Nur kurz danach versprach ich ihr, dass sie bleiben darf und schenkte mir zum dritten mal einen Hund zu Weihnachten.
Den Namen Schnute bekam sie von den Tierschützern. Und wie immer bei mir durfte sie ihn behalten und bekam einen Nachnamen dazu. Die kleine Piratin heißt jetzt "Schnute Sparrow von Tortuga". Sie wurde auf 6 Jahre geschätzt, ist 42cm hoch und aktuell etwas moppelig. Menschen findet sie gut und Hunde eher überflüssig. Im Gepäck hat sie eine anbehandelte Herzwurminfektion und ordentlich Zahnstein.
Anhang 215915
Ich freue mich sehr für Schnute und auch für dich, dass die diese süße Nase geschickt wurde von oben :umarm:
Danke Mottchen! :flower:
Schnute hatte gestern ihren ersten Tierarzttermin und hat sich dabei verhalten wie ein Profi.

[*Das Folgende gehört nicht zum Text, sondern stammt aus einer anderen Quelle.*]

+template <int ACT, int FM, int FN>
+__device__ __forceinline__ void epilogue_acc32(const GemmP& p, f32x4_t (&acc)[FM][FN], int lane, int m_base,
+                                               int n_base) {
+  #pragma clang fp contract(off)
   const int t = lane & 15, g = lane >> 4;
   float bias[FN][4], gam[FN][4];
   #pragma unroll
@@ -164,52 +221,6 @@
     bias[fn][0] = b.x; bias[fn][1] = b.y; bias[fn][2] = b.z; bias[fn][3] = b.w;
     gam[fn][0] = q.x; gam[fn][1] = q.y; gam[fn][2] = q.z; gam[fn][3] = q.w;
   }
-  #pragma unroll
-  for (int f0 = 0; f0 < FM; f0 += PF) {
-    #pragma unroll
-    for (int fm = 0; fm < PF; ++fm)
-      #pragma unroll
-      for (int fn = 0; fn < FN; ++fn) {
-        f32x4_t x = acc[f0 + fm][fn] + f32x4_t{bias[fn][0], bias[fn][1], bias[fn][2], bias[fn][3]};
-        if constexpr (ACT == DP_ACT_RELU) {
-          #pragma unroll
-          for (int r = 0; r < 4; ++r) x[r] = fmaxf(x[r], 0.f);
-        } else if constexpr (ACT == DP_ACT_GELU) {
-          x = gelu_erf4(x);
-        }
-        x = x * f32x4_t{gam[fn][0], gam[fn][1], gam[fn][2], gam[fn][3]};
-        const int row = fm * 16 + t;
-        const int chunk = fn * 2 + (g >> 1);
-        uint2 w;
-        w.x = K_::pack2(x[0], x[1]);
-        w.y = K_::pack2(x[2], x[3]);
-        *(uint2*)(slab + row * (TN * 2) + ((chunk ^ (row & (CH - 1))) << 4) + (g & 1) * 8) = w;
-      }
-    #pragma unroll
-    for (int k = 0; k < PF * 16 / RPI; ++k) {
-      const int row = k * RPI + lane / CH, chunk = lane % CH;
-      const uint4 d = *(const uint4*)(slab + row * (TN * 2) + ((chunk ^ (row & (CH - 1))) << 4));
-      const int m = m_base + f0 * 16 + row, n = n_base + chunk * 8;
-      if (m < p.M && n < p.N) *(uint4*)((u16*)p.C + (long long)m * p.ldc + n) = d;
-    }
-  }
-}
-
-template <int ACT, int FM, int FN>
-__device__ __forceinline__ void epilogue_acc32(const GemmP& p, f32x4_t (&acc)[FM][FN], int lane, int m_base,
-                                               int n_base) {
-  #pragma clang fp contract(off)
-  const int t = lane & 15, g = lane >> 4;
-  float bias[FN][4], gam[FN][4];
-  #pragma unroll
-  for (int fn = 0; fn < FN; ++fn) {
-    const int n = n_base + fn * 16 + 4 * g;
-    const bool ok = n < p.N;
-    const float4 b = (p.bias && ok) ? *(const float4*)(p.bias + n) : make_float4(0.f, 0.f, 0.f, 0.f);
-    const float4 q = (p.gamma && ok) ? *(const float4*)(p.gamma + n) : make_float4(1.f, 1.f, 1.f, 1.f);
-    bias[fn][0] = b.x; bias[fn][1] = b.y; bias[fn][2] = b.z; bias[fn][3] = b.w;
-    gam[fn][0] = q.x; gam[fn][1] = q.y; gam[fn][2] = q.z; gam[fn][3] = q.w;
-  }
   float* const C = (float*)p.C;
   f32x4_t cur[FN], nxt[FN];
   auto load_row = [&](int fm, f32x4_t (&c)[FN]) __attribute__((always_inline)) {
@@ -234,6 +245,76 @@
       }
       if (m < p.M) *(f32x4_t*)(C + (long long)m * p.ldc + n_base + fn * 16 + 4 * g) = x;
     }
+    #pragma unroll
+    for (int fn = 0; fn < FN; ++fn) cur[fn] = nxt[fn];
+  }
+}
+
+template <typename K_, int FM, int FN>
+__device__ __forceinline__ void epilogue_acc32_ln(const GemmP& p, f32x4_t (&acc)[FM][FN], f32x4_t* st, int lane,
+                                                  int m_base, int n_base) {
+  #pragma clang fp contract(off)
+  const int t = lane & 15, g = lane >> 4;
+  float bias[FN][4], gam[FN][4];
+  #pragma unroll
+  for (int fn = 0; fn < FN; ++fn) {
+    const int n = n_base + fn * 16 + 4 * g;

Wir waren zum Herzultraschall wegen der Herzwürmer. Zum Glück sieht das Herzchen noch recht gut aus (bis auf ein paar altersbedingte Klappenundichtigkeiten). Es sieht allerdings leider auch so aus, als seien trotz der Behandlung seit 02/24 noch mindestens zwei adulte Würmer in der Lungenarterie. Die Viecher werden bis zu 30cm lang :girl_impossible:
Es wurde jetzt Blut eingeschickt, um zu sehen, ob noch lebendige Larven und Würmer da sind oder ob das evtl. nur noch Reste sind.
Ansonsten lebt sie sich gut ein. Sie ist sehr vorsichtig, aber nicht ängstlich und macht - wenn man ihr Zeit gibt - alles mit. Ein echtes Schätzchen.
:panic: hoffe die Würmer sind alle tot. Transportiert der Körper die dann irgendwie raus?